He the seven birds hath seen, that never part,
Seen the Seven Whistlers in their nightly rounds, 10
And counted them: and oftentimes will start—
For overhead are sweeping Gabriel's Hounds[A]
Doomed, with their impious Lord, the flying Hart
To chase for ever, on aërial grounds!

To bring all the poems referring to Coleorton together, so far as possible, this and the next sonnet are transferred from their places in the chronological list, and placed beside the Coleorton "Inscriptions."

I am indebted to Mr. William Kelly of Leicester for the following note on the Leicestershire superstition of the Seven Whistlers.

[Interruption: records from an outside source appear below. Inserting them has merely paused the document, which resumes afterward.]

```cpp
__device__ __noinline__ int32_t poisson_qscore_out_of_line(int32_t callCount, int32_t coverage, double err, int32_t max_vq, double ln10)
{
    const QParams q = {max_vq, ln10};
    return poisson_qscore_core(callCount, coverage, err, q);
}
struct SbPair { double var_gt_zero, false_pos; };
__device__ __noinline__ SbPair sb_stats_out_of_line(double support, double coverage, double noiseFreq, int model)
{
    const SbStats st = sb_create_stats<false>(support, coverage, noiseFreq, 0.0, model);
    SbPair p = {st.var_gt_zero, st.false_pos};
    return p;
}
__device__ inline SbResult strand_bias_out_of_line(const int32_t cov[3], const int32_t sup[3], const DeviceParams& P)
{
    const int s2 = sup[2] / 2, c2 = cov[2] / 2;
    SbStats st[3];
#pragma unroll 1
// ... 66 lines not shown
```

### pisces_amd/csrc/kernels.hip.h

```cpp
#pragma once
#include <hip/hip_runtime.h>
#include <stdint.h>

#include "device_math.hip.h"
#include "genotype_core.h"

namespace pisces {

constexpr int kBlock = 256;
constexpr int kTile = 64;
constexpr int kFolded = 18;
constexpr int kUnroll = 8;
constexpr int kSlotsPerTile = 4 * kTile;
#ifndef PISCES_TOTAL_SHARDS
#define PISCES_TOTAL_SHARDS 64
#endif
constexpr int kTotalShards = PISCES_TOTAL_SHARDS;
constexpr int kTotalStride = 16;
constexpr int kRefMargin = 32;
constexpr int kRefWin = kTile + 2 * kRefMargin;
constexpr int kWaveRows = 32;
constexpr int kWaveRow = kTile;
constexpr int kWaveRegion = kWaveRows * kWaveRow;
constexpr int kQLutLds = 128;

typedef uint32_t u32x4 __attribute__((ext_vector_type(4)));

__device__ __forceinline__ int allele_of_rank(int k) { return k == 1 ? 2 : (k == 2 ? 1 : k); }
__device__ __forceinline__ int rank_of_allele(int a) { return a == 1 ? 2 : (a == 2 ? 1 : a); }

__device__ __forceinline__ int allele_type_of_base(uint8_t c)
{
    return c == 'A' ? 0 : c == 'G' ? 1 : c == 'C' ? 2 : c == 'T' ? 3 : 4;
}

__device__ __forceinline__ void accumulate_folded(int* hist, uint32_t t, uint32_t n_loci, uint32_t min_bq)
{
    uint32_t locus = PISCES_TUPLE_LOCUS(t);
    uint32_t dir = PISCES_TUPLE_DIR(t);
    uint32_t allele = PISCES_TUPLE_ALLELE(t);
    uint32_t qual = PISCES_TUPLE_QUAL(t);
    if (allele < 4u && qual < min_bq) allele = 4u;
    if (locus < n_loci && dir < 3u && allele < 6u) atomicAdd(&hist[(allele * 3u + dir) * kTile + locus], 1);
}

__device__ __forceinline__ void accumulate_wave(int* hist, uint32_t t, uint32_t min_bq_shifted)
{
    const uint32_t region = (t < min_bq_shifted) ? (uint32_t)(kWaveRegion * sizeof(int)) : 0u;
    const uint32_t off = (t & 0x1FFCu) | region;
    atomicAdd(reinterpret_cast<int*>(reinterpret_cast<char*>(hist) + off), 1);
}
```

"There is an old superstition, which it is not easy to get to the bottom of, concerning a certain cry or sound heard in the night, supposed to be produced by the Seven Whistlers. What or who those whistlers are is an unsolved problem. In some districts they are popularly believed to be witches, in others ghosts, in others devils, while in the Midland Counties they are supposed to be birds, either plovers or martins—some say swifts. In Leicestershire it is deemed a bad omen to hear the Seven Whistlers, and our old writers supply many passages illustrative of the popular credulity. Spenser, in his Faërie Queene, book II. canto xii. stanza 36, speaks of

The whistler shrill, that whoso hears doth die.

Sir Walter Scott, in The Lady of the Lake, names the bird with which his character associated the cry—

And in the plover's shrilly strain
The signal whistlers heard again.

"When the colliers of Leicestershire are flush of money, we are told, and indulge in a drinking bout, they sometimes hear the warning voice of the Seven Whistlers, get sobered and frightened, and will not descend the pit again till next day. Wordsworth speaks of a countryman who

... the seven birds hath seen, that never part,
Seen the Seven Whistlers in their nightly rounds,
And counted them.

"A few years ago, during a thunderstorm which passed over Leicestershire, and while vivid lightning was darting through the sky, immense flocks of birds were seen flying about, uttering doleful, affrighted cries as they passed, and keeping up for a long time a continual whistling like that made by some kinds of sea-birds. The number must have been immense, for the local newspapers mentioned the same phenomenon in different parts of the neighbouring counties of Northampton, Leicester, and Lincoln. A gentleman, conversing with a countryman on the following day, asked him what kind of birds he supposed them to have been. The man answered, 'They are what we call the Seven Whistlers,' and added that 'whenever they are heard it is considered a sign of some great calamity, and that the last time he had heard them was on the night before the deplorable explosion of fire damp at the Hartley Colliery.'"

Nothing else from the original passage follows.